→ **What you will do**:
Set down exactly the lines in the records below that run from the line with "int32_t embed_col_dim;" to the line with "x + self.attn(self.ln1(x))", inclusive, and nothing more.
'''
int dfot_uvit_create(const dfot_uvit_config* cfg, dfot_uvit_t* out);
int dfot_uvit_destroy(dfot_uvit_t h);
int dfot_uvit_num_params(dfot_uvit_t h);
const char* dfot_uvit_param_name(dfot_uvit_t h, int index);
int dfot_uvit_param_shape(dfot_uvit_t h, int index, int64_t shape[4], int* ndim);
int dfot_uvit_load_weight(dfot_uvit_t h, const char* name, const float* data, const int64_t* shape, int ndim,
                          void* stream);
int dfot_uvit_finalize(dfot_uvit_t h, void* stream);
int dfot_uvit_reserve(dfot_uvit_t h, int max_batch);
size_t dfot_uvit_workspace_bytes(dfot_uvit_t h);
int dfot_uvit_set_option(dfot_uvit_t h, const char* key, int value);
int dfot_uvit_query(dfot_uvit_t h, const char* key, double* value);
int dfot_uvit_attn_timing(dfot_uvit_t h, double* total_ms, int64_t* launches);

int dfot_uvit_forward(dfot_uvit_t h, const float* x, const float* noise_levels, const float* external_cond,
                      const uint8_t* external_cond_mask, float* out, int batch, void* stream);
int dfot_uvit_set_conditions(dfot_uvit_t h, const float* external_cond, const uint8_t* external_cond_mask, int batch,
                             void* stream);
int dfot_uvit_forward_cached(dfot_uvit_t h, const float* x, const float* noise_levels, float* out, int batch,
                             void* stream);
int dfot_uvit_forward_cached_live(dfot_uvit_t h, const float* x, const float* noise_levels, float* out, int batch,
                                  const uint8_t* live_frames, void* stream);
int dfot_uvit_forward_cached_masks(dfot_uvit_t h, const float* x, const float* noise_levels, float* out, int batch,
                                   const uint8_t* live_frames, const uint8_t* fresh_frames, void* stream);
int dfot_uvit_read_tap(dfot_uvit_t h, const char* name, float* out, size_t capacity_floats, void* stream);

typedef struct {
  int32_t channels[4];
  int32_t emb_channels;
  int32_t num_updown_blocks[3];
  int32_t num_mid_blocks;
  int32_t num_heads;
  int32_t in_channels;
  int32_t resolution;
  int32_t max_tokens;
  int32_t cond_dim;
  int32_t noise_dim;
  float rope_theta;
  float eps;
  int32_t cond_dropout;
} dfot_uvit3d_config;
int dfot_uvit3d_create(const dfot_uvit3d_config* cfg, dfot_uvit_t* out);
int64_t dfot_uvit3d_config_bytes(void);
int dfot_uvit3d_forward(dfot_uvit_t h, const float* x, const float* noise_levels, const float* external_cond,
                        const uint8_t* external_cond_mask, float* out, int batch, void* stream);
int dfot_uvit3d_forward_live(dfot_uvit_t h, const float* x, const float* noise_levels, const float* external_cond,
                             const uint8_t* external_cond_mask, float* out, int batch, const uint8_t* live_frames, void* stream);
int dfot_op_gn_film_silu(const void* h, const float* stats, const float* gamma, const float* beta, const void* fcache, const float* sv,
                         const uint8_t* cond_mask, void* out, int bt, int pixels, int c, int tokens, void* stream);
int dfot_op_rms_film(const void* x, const float* w, const void* fcache, const float* sv, const uint8_t* cond_mask, void* out, int64_t m,
                     int c, int rows_per_bt, int tokens, float eps, void* stream);

typedef struct dfot_dit_s* dfot_dit_t;

typedef struct {
  int32_t hidden_size;
  int32_t depth;
  int32_t num_heads;
  int32_t patch_size;
  int32_t in_channels;
  int32_t height;
  int32_t width;
  int32_t max_tokens;
  int32_t mlp_hidden;
  int32_t noise_dim;
  int32_t timesteps;
  float rope_theta;
  float eps;
  int32_t variant;
  int32_t embed_col_dim;
  int32_t num_col_heads;
  int32_t num_row_heads;
  int32_t temporal_mlp_hidden;
  int32_t use_bias;
  int32_t cond_type;
  int32_t cond_dim;
  int32_t num_classes;
  int32_t cond_dropout;
  int32_t use_temporal_rope;
} dfot_dit_config;
enum { DFOT_COND_NONE = 0, DFOT_COND_ACTION = 1, DFOT_COND_LABEL = 2 };

typedef struct {
  dfot_dit_config base;
  int32_t fourier_noise;
} dfot_dit_config_f;
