@@ -75,8 +101,11 @@
         self.fc = nn.Linear(cfg.n_embd, 4 * cfg.n_embd)
         self.proj = nn.Linear(4 * cfg.n_embd, cfg.n_embd)
 
-    def forward(self, x):
-        return self.proj(F.gelu(self.fc(x), approximate="tanh"))
+    def forward(self, x, proj_bias=True):
+        h = F.gelu(self.fc(x), approximate="tanh")
+        if not proj_bias:
+            return F.linear(h, self.proj.weight)
+        return self.proj(h)
 
 
 class Block(nn.Module):
@@ -87,10 +116,13 @@
         self.ln2 = FusedLayerNorm(cfg.n_embd)
         self.mlp = MLP(cfg)
 
-    def forward(self, x):
-        x = x + self.attn(self.ln1(x))
-        x = x + self.mlp(self.ln2(x))
-        return x
+    def forward(self, x, delta=None, delta_bias=None, fuse_proj_bias=False):
+        x, h = add_ln(self.ln1, x, delta, delta_bias)
+        fuse = fuse_proj_bias and _fused_ln_ok(self.ln2, x)
+        a = self.attn(h, proj_bias=not fuse)
+        x, h = add_ln(self.ln2, x, a, self.attn.proj.bias if fuse else None)
+        m = self.mlp(h, proj_bias=not fuse)
+        return x, m, (self.mlp.proj.bias if fuse else None)
 
 
 class GPT2(nn.Module):
@@ -121,9 +153,11 @@
         B, T = idx.shape
         pos = torch.arange(T, device=idx.device)
         x = self.wte(idx) + self.wpe(pos)
+        delta = delta_bias = None
         for blk in self.blocks:
-            x = blk(x)
-        x = self.ln_f(x)
+            x, delta, delta_bias = blk(x, delta, delta_bias,
+                                       FUSE_PROJ_BIAS)
+        _, x = add_ln(self.ln_f, x, delta, delta_bias)
         logits = self.lm_head(x)
         if targets is None:
             return logits, None
diff --git a/sharedtensor_amd/ops/fused_ln.py b/sharedtensor_amd/ops/fused_ln.py
--- a/sharedtensor_amd/ops/fused_ln.py
+++ b/sharedtensor_amd/ops/fused_ln.py
@@ -6,6 +6,63 @@
 
 MAX_C = 4096
 
+_partials: dict = {}
+
+
+def _wave_path(C: int, *tensors) -> bool:
+    return (_core.add_ln_supported(C)
+            and all(t is None or t.data_ptr() % 8 == 0 for t in tensors))
+
+
+def _ptr(t) -> int:
+    return t.data_ptr() if t is not None else 0
+
+
+def _partials_for(device, C: int, stream: int) -> torch.Tensor:
+    key = (device.index, stream)
+    n = _core.add_ln_max_blocks() * 3 * C
+    buf = _partials.get(key)
+    if buf is None or buf.numel() < n:
+        buf = torch.empty(n, dtype=torch.float32, device=device)
+        _partials[key] = buf
+    return buf
+
+
+def _wave_fwd(x, delta, delta_bias, weight, bias, eps):
+    C = x.shape[-1]
+    R = x.numel() // C
+    x_new = torch.empty_like(x) if delta is not None else None
+    y = torch.empty_like(x)
+    mean = torch.empty(R, dtype=torch.float32, device=x.device)
+    rstd = torch.empty(R, dtype=torch.float32, device=x.device)
+    if R:
+        s = torch.cuda.current_stream(x.device).cuda_stream
+        _core.add_ln_fwd(x.data_ptr(), _ptr(delta), _ptr(delta_bias),
+                         weight.data_ptr(), _ptr(bias), _ptr(x_new),
+                         y.data_ptr(), mean.data_ptr(), rstd.data_ptr(), R, C,
+                         float(eps), s)
+    return x_new, y, mean, rstd
+
+
+def _wave_bwd(dy, x_new, weight, mean, rstd, d_x_new, want_ddbias):
+    C = x_new.shape[-1]
+    R = x_new.numel() // C
+    dx = torch.empty_like(x_new)
+    sums = torch.empty(3 if want_ddbias else 2, C, dtype=torch.bfloat16,
+                       device=x_new.device)
+    if R == 0:
+        sums.zero_()
+    else:
+        stream = torch.cuda.current_stream(x_new.device).cuda_stream
+        part = _partials_for(x_new.device, C, stream)
+        _core.add_ln_bwd(dy.data_ptr(), x_new.data_ptr(), weight.data_ptr(),
+                         mean.data_ptr(), rstd.data_ptr(), _ptr(d_x_new),
+                         dx.data_ptr(), sums[0].data_ptr(),
+                         sums[1].data_ptr(),
+                         sums[2].data_ptr() if want_ddbias else 0,
+                         part.data_ptr(), R, C, stream)
+    return dx, sums[0], sums[1], sums[2] if want_ddbias else None
+
 
 class _FusedLayerNormFn(torch.autograd.Function):
     @staticmethod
'''
→ **Result below**:
  int32_t embed_col_dim;
  int32_t num_col_heads;
  int32_t num_row_heads;
  int32_t temporal_mlp_hidden;
  int32_t use_bias;
  int32_t cond_type;
  int32_t cond_dim;
  int32_t num_classes;
  int32_t cond_dropout;
  int32_t use_temporal_rope;
} dfot_dit_config;
enum { DFOT_COND_NONE = 0, DFOT_COND_ACTION = 1, DFOT_COND_LABEL = 2 };

typedef struct {
  dfot_dit_config base;
  int32_t fourier_noise;
} dfot_dit_config_f;
@@ -75,8 +101,11 @@
         self.fc = nn.Linear(cfg.n_embd, 4 * cfg.n_embd)
         self.proj = nn.Linear(4 * cfg.n_embd, cfg.n_embd)
 
-    def forward(self, x):
-        return self.proj(F.gelu(self.fc(x), approximate="tanh"))
+    def forward(self, x, proj_bias=True):
+        h = F.gelu(self.fc(x), approximate="tanh")
+        if not proj_bias:
+            return F.linear(h, self.proj.weight)
+        return self.proj(h)
 
 
 class Block(nn.Module):
@@ -87,10 +116,13 @@
         self.ln2 = FusedLayerNorm(cfg.n_embd)
         self.mlp = MLP(cfg)
 
-    def forward(self, x):
-        x = x + self.attn(self.ln1(x))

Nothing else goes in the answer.